PROBLEM TO SOLVE –
Where in the material does the word "chroma" appear? Copy each line that has it.

INPUT DATA –
__device__ __forceinline__ void mb_residual(int lane, const MbRec *rec, const int16_t *coef, const ScalingSet *sc, ResBuf *rb) {
    const int type = rec->type, t8x8 = rec->t8x8, cbp = rec->cbp, qp = rec->qp;
    const int intra = MB_IS_INTRA(type), i16 = type == MBT_I16x16;
    const int cbp_l = cbp & 15, cbp_c = cbp >> 4;
    if (i16 && lane < 16) {
        const int i = lane >> 2, j = lane & 3;
        int acc = 0;
#pragma unroll
        for (int k = 0; k < 4; k++) {
            int aik = (i == 0) ? 1 : (i == 1 ? (k < 2 ? 1 : -1) : (i == 2 ? ((k == 0 || k == 3) ? 1 : -1) : ((k & 1) ? -1 : 1)));
            int rowsum = 0;
#pragma unroll
            for (int m = 0; m < 4; m++) {
                int amj = (j == 0) ? 1 : (j == 1 ? (m < 2 ? 1 : -1) : (j == 2 ? ((m == 0 || m == 3) ? 1 : -1) : ((m & 1) ? -1 : 1)));
// ... 93 lines not shown
        int16_t *dst = rb->chroma[c];
        dst[(y0 + 0) * 8 + x0] = static_cast<int16_t>((o0 + 32) >> 6);
        dst[(y0 + 1) * 8 + x0] = static_cast<int16_t>((o1 + 32) >> 6);
        dst[(y0 + 2) * 8 + x0] = static_cast<int16_t>((o2 + 32) >> 6);
        dst[(y0 + 3) * 8 + x0] = static_cast<int16_t>((o3 + 32) >> 6);
    }
    WAVE_SYNC();
}

__device__ __forceinline__ void zero_residual(int lane, ResBuf *rb) {
    for (int i = lane; i < 128; i += 64) reinterpret_cast<uint32_t *>(rb->luma)[i] = 0;
    reinterpret_cast<uint32_t *>(rb->chroma)[lane] = 0;
    WAVE_SYNC();
}

struct IntraWave {
    ResBuf rb;
    uint8_t tile[17][28];
    uint8_t tile_c[2][9][12];
    int16_t fe[2][32];
    MbRec rec;
    alignas(16) int16_t coef[MI_COEF_PER_MB];
};
#define MI_INTRA_MAX_ROWS 320
#define MI_INTRA_MAX_CHUNKS 8
struct IntraShared {
    IntraWave w[MI_INTRA_WAVES];
    ScalingSet sc;
    unsigned long long pend[MI_INTRA_MAX_ROWS][MI_INTRA_MAX_CHUNKS];
};

template <int N, typename FT, typename FL>
__device__ __forceinline__ int pred_dir(int mode, int x, int y, FT T, FL L) {
    switch (mode) {
    case 3: return (x == N - 1 && y == N - 1) ? (T(2 * N - 2) + 3 * T(2 * N - 1) + 2) >> 2 : (T(x + y) + 2 * T(x + y + 1) + T(x + y + 2) + 2) >> 2;
    case 4:
        if (x > y) return (T(x - y - 2) + 2 * T(x - y - 1) + T(x - y) + 2) >> 2;
        if (x < y) return (L(y - x - 2) + 2 * L(y - x - 1) + L(y - x) + 2) >> 2;
        return (T(0) + 2 * T(-1) + L(0) + 2) >> 2;
    case 5: {
        int z = 2 * x - y, k = x - (y >> 1);
        if (z < -1) return (L(y - 2 * x - 1) + 2 * L(y - 2 * x - 2) + L(y - 2 * x - 3) + 2) >> 2;
        if (z == -1) return (L(0) + 2 * T(-1) + T(0) + 2) >> 2;
// ... 9 lines not shown
    }
    case 7: {
        int k = x + (y >> 1);
        return !(y & 1) ? (T(k) + T(k + 1) + 1) >> 1 : (T(k) + 2 * T(k + 1) + T(k + 2) + 2) >> 2;
    }
    default: {
        int z = x + 2 * y, k = y + (x >> 1);
        if (z > 2 * N - 3) return L(N - 1);
        if (z == 2 * N - 3) return (L(N - 2) + 3 * L(N - 1) + 2) >> 2;
        if (!(z & 1)) return (L(k) + L(k + 1) + 1) >> 1;
        return (L(k) + 2 * L(k + 1) + L(k + 2) + 2) >> 2;
    }
    }
}

template <int N, typename FT, typename FL>
__device__ __forceinline__ void plane_params(FT T, FL L, int &a, int &b, int &c) {
    int hh = 0, vv = 0;
    constexpr int m = N / 2;
#pragma unroll
    for (int k = 1; k <= m; k++) {
        hh += k * (T(m - 1 + k) - T(m - 1 - k));
        vv += k * (L(m - 1 + k) - L(m - 1 - k));
    }
    a = 16 * (L(N - 1) + T(N - 1));
    b = N == 16 ? (5 * hh + 32) >> 6 : (34 * hh + 32) >> 6;
    c = N == 16 ? (5 * vv + 32) >> 6 : (34 * vv + 32) >> 6;
}

template <bool X>
__device__ __forceinline__ int ld_px(const g8 *p) {
    if (X) return static_cast<int>(__hip_atomic_load(p, __ATOMIC_RELAXED, __HIP_MEMORY_SCOPE_AGENT));
    return static_cast<int>(*p);
}
template <bool X>
__device__ __forceinline__ void st_px32(g8 *p, uint32_t v) {
    if (X)
        __hip_atomic_store(reinterpret_cast<g32 *>(p), v, __ATOMIC_RELAXED, __HIP_MEMORY_SCOPE_AGENT);
    else
        *reinterpret_cast<g32 *>(p) = v;
}
template <bool X>
__device__ __forceinline__ void st_px16(g8 *p, uint16_t v) {
    if (X)
        __hip_atomic_store(reinterpret_cast<g16 *>(p), v, __ATOMIC_RELAXED, __HIP_MEMORY_SCOPE_AGENT);
    else
        *reinterpret_cast<g16 *>(p) = v;
}
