@@ -308,8 +331,10 @@
     }
   }
 
-  float* out = p.out + (size_t)zsplit * p.k * p.k * p.Ci * p.Co + (size_t)tap * p.Ci * p.Co;
-  const bool direct = p.ksplit == 1;
+  const bool pm_split = P2 == 2 && p.pm_n > 0;
+  float* out = pm_split ? p.out + (size_t)(p.tap_slab[tap] + zsplit) * p.Ci * p.Co
+                        : p.out + (size_t)zsplit * p.k * p.k * p.Ci * p.Co + (size_t)tap * p.Ci * p.Co;
+  const bool direct = p.ksplit == 1 && !pm_split;
 #pragma unroll
   for (int i = 0; i < MI; ++i)
 #pragma unroll
@@ -1369,10 +1394,59 @@
   dw[e] = (beta != 0.f ? beta * dw[e] : 0.f) + scale * s;
 }
 
+struct ReduceTaps {
+  unsigned short nsplit[32], slab[32];
+};
+
+template <int V>
+__global__ __launch_bounds__(256) void wgrad_reduce_taps_kernel(const float* __restrict__ slabs, float* __restrict__ dw, int n_tap,
+                                                                const ReduceTaps tb, float beta, float scale) {
+  const int tap = blockIdx.y;
+  const int e = (blockIdx.x * 256 + threadIdx.x) * V;
+  if (e >= n_tap) return;
+  const int ns = tb.nsplit[tap];
+  const float* src = slabs + (size_t)tb.slab[tap] * n_tap + e;
+  float* q = dw + (size_t)tap * n_tap + e;
+  if (V == 4) {
+    float4 s = make_float4(0.f, 0.f, 0.f, 0.f);
+    int z = 0;
+    for (; z + 4 <= ns; z += 4) {
+      float4 v[4];
+#pragma unroll
+      for (int i = 0; i < 4; ++i) v[i] = *reinterpret_cast<const float4*>(src + (size_t)(z + i) * n_tap);
+#pragma unroll
+      for (int i = 0; i < 4; ++i) { s.x += v[i].x; s.y += v[i].y; s.z += v[i].z; s.w += v[i].w; }
+    }
+    for (; z < ns; ++z) {
+      const float4 v = *reinterpret_cast<const float4*>(src + (size_t)z * n_tap);
+      s.x += v.x; s.y += v.y; s.z += v.z; s.w += v.w;
+    }
+    float4 o = make_float4(scale * s.x, scale * s.y, scale * s.z, scale * s.w);
+    if (beta != 0.f) {
+      const float4 d = *reinterpret_cast<const float4*>(q);
+      o.x += beta * d.x; o.y += beta * d.y; o.z += beta * d.z; o.w += beta * d.w;
+    }
+    *reinterpret_cast<float4*>(q) = o;
+  } else {
+    float s = 0.f;
+    for (int z = 0; z < ns; ++z) s += src[(size_t)z * n_tap];
+    float o = scale * s;
+    if (beta != 0.f) o += beta * *q;
+    *q = o;
+  }
+}
+
+struct PmSplit {
+  int n, nunits;
+  unsigned short nsplit[32], nlong[32], unit_long[32], unit_short[32], slab[32];
+};
+
 struct WgradPlan {
   int mode;
   int ksplit, chunk, tiles_m, tiles_n, bkp, taps_in_grid;
   int always_slab;
+  int pm;
+  PmSplit split;
 };
 
 inline bool strip_ok(int H, int W, int Ci, int Co, int k, int s) {
@@ -1389,6 +1463,165 @@
 }
 inline size_t thin_co_lds(int W, int Ci, int Co, int k) {
   return std::max((size_t)(kTcRows + k - 1) * ((size_t)W * Co + 2 * kTcHalo), (size_t)4 * k * (Ci / 16) * 4 * 64) * sizeof(float);
+}
+
+inline int live_positions(int H, int W, int Ho, int Wo, int pt, int pp, int k, int s, int t) {
+  const int dyk = t / k - pt, dxk = t % k - pp;
+  auto floordiv = [](int a, int b) { return a >= 0 ? a / b : -((-a + b - 1) / b); };
+  const int oh_lo = std::max(0, (-dyk + s - 1) / s), oh_hi = std::min(Ho - 1, floordiv(H - 1 - dyk, s));
+  const int ow_lo = std::max(0, (-dxk + s - 1) / s), ow_hi = std::min(Wo - 1, floordiv(W - 1 - dxk, s));
+  return std::max(0, oh_hi - oh_lo + 1) * std::max(0, ow_hi - ow_lo + 1);
+}
+
+inline bool pos_major_ok(int B, int Ho, int Wo) {
+  static const int no_pm = getenv("BG_NO_POS_MAJOR") ? 1 : 0;
+  return !no_pm && (Ho & (Ho - 1)) == 0 && (Wo & (Wo - 1)) == 0 && B % 128 == 0 && B >= 128 && Ho * Wo <= 16;
+}
+
+void pm_order(PmSplit& sp, const int* lc, std::vector<int>* len_out) {
+  int idx[32], q[32];
+  for (int t = 0; t < sp.n; ++t) {
+    idx[t] = t;
+    q[t] = lc[t] / sp.nsplit[t];
+    sp.nlong[t] = (unsigned short)(lc[t] % sp.nsplit[t]);
+  }
+  std::stable_sort(idx, idx + sp.n, [&](int a, int b) { return q[a] > q[b]; });
+  if (len_out) len_out->clear();
+  int u = 0, slab = 0;
+  for (int i = 0; i < sp.n;) {
+    int j = i;
+    while (j < sp.n && q[idx[j]] == q[idx[i]]) ++j;
+    for (int m = i; m < j; ++m) {
+      const int t = idx[m];
+      sp.unit_long[t] = (unsigned short)u;
+      u += sp.nlong[t];
+      if (len_out) len_out->insert(len_out->end(), sp.nlong[t], q[t] + 1);
+    }
+    for (int m = i; m < j; ++m) {
+      const int t = idx[m];
+      sp.unit_short[t] = (unsigned short)u;
+      u += sp.nsplit[t] - sp.nlong[t];
+      if (len_out) len_out->insert(len_out->end(), sp.nsplit[t] - sp.nlong[t], q[t]);
+    }
+    i = j;
+  }
+  for (int t = 0; t < sp.n; ++t) {
+    sp.slab[t] = (unsigned short)slab;
+    slab += sp.nsplit[t];
+  }
+  sp.nunits = slab;
+}
+
+double pm_makespan(const std::vector<int>& len, int ntile, int per_cu, double ovh) {
+  constexpr int ncu = 256;
+  const int N = (int)len.size() * ntile;
+  auto work = [&](int w) {
+    const int r = w >> 8;
+    const int u = ((r & 1) && ((r + 1) << 8) <= N) ? (r << 8) + ((31 - ((w & 255) >> 3)) << 3) + (w & 7) : w;
+    return (double)len[u / ntile] + ovh;
+  };
+  struct Cu { double T, V, v[8]; int r; };
+  std::vector<Cu> cu(ncu);
+  for (auto& c : cu) { c.T = c.V = 0.0; c.r = 0; }
+  auto next_done = [](const Cu& c) {
+    double m = c.v[0];
+    for (int i = 1; i < c.r; ++i) m = std::min(m, c.v[i]);
+    return c.T + (m - c.V) * (c.r == 1 ? 1.0 / 0.7 : (double)c.r);
+  };
+  typedef std::pair<double, int> Ev;
+  std::priority_queue<Ev, std::vector<Ev>, std::greater<Ev>> heap;
+  int next = 0;
+  for (; next < N && next < ncu * per_cu; ++next) {
+    Cu& c = cu[next % ncu];
+    c.v[c.r++] = work(next);
+  }
+  for (int i = 0; i < ncu; ++i)
+    if (cu[i].r) heap.push(Ev(next_done(cu[i]), i));
+  double end = 0.0;
+  while (!heap.empty()) {
+    const Ev ev = heap.top();
+    heap.pop();
+    Cu& c = cu[ev.second];
+    int mi = 0;
+    for (int i = 1; i < c.r; ++i)
+      if (c.v[i] < c.v[mi]) mi = i;
+    c.T = end = ev.first;
+    c.V = c.v[mi];
+    c.v[mi] = c.v[--c.r];
+    if (next < N) c.v[c.r++] = c.V + work(next++);
+    if (c.r) heap.push(Ev(next_done(c), ev.second));
+  }
+  return end;
+}
+
+PmSplit plan_pm_split(int B, int H, int W, int Ci, int Co, int k, int s, int bm, int bn, int bkp, int ntile, int ksplit_uniform) {
+  struct Key { int v[7]; };
+  static std::mutex mu;
+  static std::vector<std::pair<Key, PmSplit>> cache;
+  const Key key{{B, H, W, Ci, Co, k, s}};
+  {
+    std::lock_guard<std::mutex> g(mu);
+    for (const auto& e : cache)
+      if (!memcmp(&e.first, &key, sizeof key)) return e.second;
+  }
+  int Ho, Wo, pt, pp;
+  bg::same_pads(H, k, s, &Ho, &pt);
+  bg::same_pads(W, k, s, &Wo, &pp);
+  const int kk = k * k;
+  int lc[32], cap[32];
+  PmSplit sp{};
+  sp.n = kk;
+  for (int t = 0; t < kk; ++t) {
+    lc[t] = live_positions(H, W, Ho, Wo, pt, pp, k, s, t) * (B / bkp);
+    cap[t] = std::max(1, std::min(lc[t] / 4, 4096));
+    sp.nsplit[t] = 1;
+  }
+  const int lds = 2 * bkp * (bm + bn) * 4;
+  const int per_cu = std::max(1, std::min(160 * 1024 / lds, 5));
+  const double t_step = 2.0 * bm * bn * bkp / 614e9 * 1e6;
+  const double ovh = 5.0 / (t_step * per_cu);
+  const double tap_bytes = (double)Ci * Co * 4.0;
+  auto slab_cost = [&](int S) { return 5.0 + (S + kk) * tap_bytes / 3.5e6 + S * tap_bytes / 5e6; };
+  PmSplit best = sp;
+  double best_cost = 1e30;
+  std::vector<int> len;
+  int S = kk;
+  static const int tgt_env = getenv("BG_WGRAD_TARGET") ? atoi(getenv("BG_WGRAD_TARGET")) : 0;
+  for (;;) {
+    if (S % kk == 0) {
+      if (tgt_env) {
+        best = sp;
+        if (S * ntile >= tgt_env) break;
+      } else {
+        if (slab_cost(S) >= best_cost) break;
+        pm_order(sp, lc, &len);
+        const double cost = pm_makespan(len, ntile, per_cu, ovh) * t_step + slab_cost(S);
+        if (cost < best_cost * 0.999) { best_cost = cost; best = sp; }
+      }
+    }
+    int pick = -1;
+    for (int t = 0; t < kk; ++t)
+      if (sp.nsplit[t] < cap[t] && (pick < 0 || (long)lc[t] * sp.nsplit[pick] > (long)lc[pick] * sp.nsplit[t])) pick = t;
+    if (pick < 0 || (long)(S + 1) * ntile > 8192 || S + 1 > 2048) break;
+    ++sp.nsplit[pick];
+    ++S;
+  }
+  if (!tgt_env) {
+    int idx[32];
+    for (int t = 0; t < kk; ++t) idx[t] = t;
+    std::stable_sort(idx, idx + kk, [&](int a, int b) { return lc[a] > lc[b]; });
+    len.clear();
+    for (int i = 0; i < kk; ++i) {
+      const int l = lc[idx[i]], cpz = (l + ksplit_uniform - 1) / ksplit_uniform;
+      for (int z = 0; z < ksplit_uniform; ++z) len.push_back(std::min(l, (z + 1) * cpz) - std::min(l, z * cpz));
+    }
+    const double cost = pm_makespan(len, ntile, per_cu, ovh) * t_step + slab_cost(ksplit_uniform * kk);
+    if (ksplit_uniform > 1 && cost <= best_cost) best.n = 0;
+  }
+  if (best.n) pm_order(best, lc, nullptr);
+  std::lock_guard<std::mutex> g(mu);
+  cache.emplace_back(key, best);
+  return best;
 }
 
 WgradPlan plan_wgrad(int B, int H, int W, int Ci, int Co, int k, int s) {
@@ -1529,7 +1762,24 @@
   long chunk = ((M + want - 1) / want + pl.bkp - 1) / pl.bkp * pl.bkp;
   pl.chunk = (int)chunk;
   pl.ksplit = (int)((M + chunk - 1) / chunk);
+  pl.pm = pos_major_ok(B, Ho, Wo) ? 1 : 0;
+  static const int no_sort = getenv("BG_NO_TILE_SORT") ? 1 : 0;
+  static const int pm_uniform = (getenv("BG_WGRAD_PM_SPLIT") && !strcmp(getenv("BG_WGRAD_PM_SPLIT"), "uniform")) ? 1 : 0;
+  if (pl.pm && pl.taps_in_grid == 1 && pl.mode >= 1 && pl.mode <= 5 && !no_sort && kk <= 32 && !pm_uniform) {
+    pl.split = plan_pm_split(B, H, W, Ci, Co, k, s, bm, bn, pl.bkp, pl.tiles_m * pl.tiles_n, pl.ksplit);
+    if (pl.split.n) {
+      pl.always_slab = 1;
+      pl.ksplit = 0;
+      for (int t = 0; t < kk; ++t) pl.ksplit = std::max(pl.ksplit, (int)pl.split.nsplit[t]);
+    }
+  }
   return pl;
+}
+
+inline size_t plan_ws_bytes(const WgradPlan& pl, int Ci, int Co, int k) {
+  if (pl.split.n) return (size_t)pl.split.nunits * Ci * Co * sizeof(float);
+  if (pl.ksplit <= 1 && !pl.always_slab) return 0;
+  return (size_t)pl.ksplit * k * k * Ci * Co * sizeof(float);
 }
 
 }
@@ -1538,9 +1788,22 @@
 
 size_t bg_conv2d_bwd_filter_workspace_bytes(int B, int H, int W, int Cin, int Cout, int ksize, int stride) {
   if (B <= 0 || H <= 0 || W <= 0 || Cin <= 0 || Cout <= 0 || ksize <= 0 || stride <= 0) return 0;
-  WgradPlan pl = plan_wgrad(B, H, W, Cin, Cout, ksize, stride);
-  if (pl.ksplit <= 1 && !pl.always_slab) return 0;
-  return (size_t)pl.ksplit * ksize * ksize * Cin * Cout * sizeof(float);
+  return plan_ws_bytes(plan_wgrad(B, H, W, Cin, Cout, ksize, stride), Cin, Cout, ksize);
+}
+
+int bg_conv2d_bwd_filter_plan(int B, int H, int W, int Cin, int Cout, int ksize, int stride, int* mode, int* nunits, int* nsplit,
+                              size_t* ws_bytes) {
+  BG_REQUIRE(B > 0 && H > 0 && W > 0 && Cin > 0 && Cout > 0, BG_ERR_BAD_SHAPE, "bg_conv2d_bwd_filter_plan: B=%d H=%d W=%d Cin=%d Cout=%d", B, H, W, Cin, Cout);
+  BG_REQUIRE(ksize >= 1 && (ksize & 1) && ksize * ksize <= bg::kMaxTaps, BG_ERR_UNSUPPORTED, "bg_conv2d_bwd_filter_plan: kernel size %d", ksize);
+  BG_REQUIRE(stride == 1 || stride == 2, BG_ERR_UNSUPPORTED, "bg_conv2d_bwd_filter_plan: stride %d", stride);
+  const WgradPlan pl = plan_wgrad(B, H, W, Cin, Cout, ksize, stride);
+  const int kk = ksize * ksize;
+  if (mode) *mode = pl.mode;
+  if (nunits) *nunits = pl.split.n ? pl.split.nunits : pl.ksplit * kk;
+  if (nsplit)
+    for (int t = 0; t < 32; ++t) nsplit[t] = t >= kk ? 0 : (pl.split.n ? (int)pl.split.nsplit[t] : pl.ksplit);
+  if (ws_bytes) *ws_bytes = plan_ws_bytes(pl, Cin, Cout, ksize);
+  return BG_OK;
 }
 
 int bg_conv2d_bwd_filter(const float* x, const float* dy, float* dw, int B, int H, int W, int Cin, int Cout, int ksize,
@@ -1554,7 +1817,7 @@
   WgradPlan pl = plan_wgrad(B, H, W, Cin, Cout, ksize, stride);
   const size_t nout = (size_t)ksize * ksize * Cin * Cout;
   const bool slabs = pl.ksplit > 1 || pl.always_slab;
-  const size_t need = slabs ? (size_t)pl.ksplit * nout * sizeof(float) : 0;
+  const size_t need = plan_ws_bytes(pl, Cin, Cout, ksize);
   BG_REQUIRE(need == 0 || (ws_d && ws_bytes >= need), BG_ERR_WORKSPACE, "bg_conv2d_bwd_filter: workspace %zu bytes < %zu needed", ws_bytes, need);
   WgradParams p;
   memset(&p, 0, sizeof p);
@@ -1578,8 +1841,7 @@
     p.lg_w = lg2(p.Wo); p.lg_h = lg2(p.Ho);
     p.pow2 = ((1 << p.lg_w) == p.Wo && (1 << p.lg_h) == p.Ho) ? 1 : 0;
     p.lg_b = lg2(B);
-    static const int no_pm = getenv("BG_NO_POS_MAJOR") ? 1 : 0;
-    if (p.pow2 && !no_pm && B % 128 == 0 && B >= 128 && p.Ho * p.Wo <= 16) p.pow2 = 2;
+    if (p.pow2 && pos_major_ok(B, p.Ho, p.Wo)) p.pow2 = 2;
     p.x_bytes = (unsigned)((size_t)B * H * W * Cin * sizeof(float));
     p.dy_bytes = (unsigned)((size_t)p.M * Cout * sizeof(float));
   }
@@ -1596,16 +1858,20 @@
     if (p.pow2 == 2 && pl.taps_in_grid == 1 && pl.mode >= 1 && pl.mode <= 5 && !no_sort && ksize * ksize <= 32) {
       int live[32], idx[32];
       for (int t = 0; t < ksize * ksize; ++t) {
-        const int dyk = t / ksize - p.pt, dxk = t % ksize - p.pl;
-        auto floordiv = [](int a, int b) { return a >= 0 ? a / b : -((-a + b - 1) / b); };
-        const int oh_lo = std::max(0, (-dyk + stride - 1) / stride), oh_hi = std::min(p.Ho - 1, floordiv(H - 1 - dyk, stride));
-        const int ow_lo = std::max(0, (-dxk + stride - 1) / stride), ow_hi = std::min(p.Wo - 1, floordiv(W - 1 - dxk, stride));
-        live[t] = std::max(0, oh_hi - oh_lo + 1) * std::max(0, ow_hi - ow_lo + 1);
+        live[t] = live_positions(H, W, p.Ho, p.Wo, p.pt, p.pl, ksize, stride, t);
         idx[t] = t;
       }
       std::stable_sort(idx, idx + ksize * ksize, [&](int a, int b) { return live[a] > live[b]; });
       for (int t = 0; t < ksize * ksize; ++t) p.tap_order[t] = (unsigned char)idx[t];
       p.order_n = ksize * ksize;
+    }
+    if (pl.split.n) {
+      p.pm_n = pl.split.n;
+      memcpy(p.tap_nsplit, pl.split.nsplit, sizeof p.tap_nsplit);
+      memcpy(p.tap_nlong, pl.split.nlong, sizeof p.tap_nlong);
+      memcpy(p.unit_long, pl.split.unit_long, sizeof p.unit_long);
+      memcpy(p.unit_short, pl.split.unit_short, sizeof p.unit_short);
+      memcpy(p.tap_slab, pl.split.slab, sizeof p.tap_slab);
     }
   }
   p.out = slabs ? static_cast<float*>(ws_d) : dw;
@@ -1663,7 +1929,7 @@
   } else {
     dim3 grid(pl.tiles_m * pl.tiles_n, pl.taps_in_grid == 1 ? ksize * ksize : (pl.taps_in_grid == 2 ? ksize : 1), pl.ksplit);
     bg::Launch L(stream, pl.mode >= 20 ? "conv_wgrad_mfma_thin_co" : (pl.mode >= 10 ? "conv_wgrad_mfma_thin_ci" : "conv_wgrad_mfma"), flops, abytes);
-    const dim3 grid1((unsigned)(grid.x * grid.y * grid.z));
+    const dim3 grid1(pl.split.n ? (unsigned)(grid.x * pl.split.nunits) : (unsigned)(grid.x * grid.y * grid.z));
     switch (pl.mode) {
 #define BG_V3(BMv, BNv, BKv, WMv, WNv, WKv)                                                                               \
   do {                                                                                                                   \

EXPECTED ANSWER –
        int16_t *dst = rb->chroma[c];
    reinterpret_cast<uint32_t *>(rb->chroma)[lane] = 0;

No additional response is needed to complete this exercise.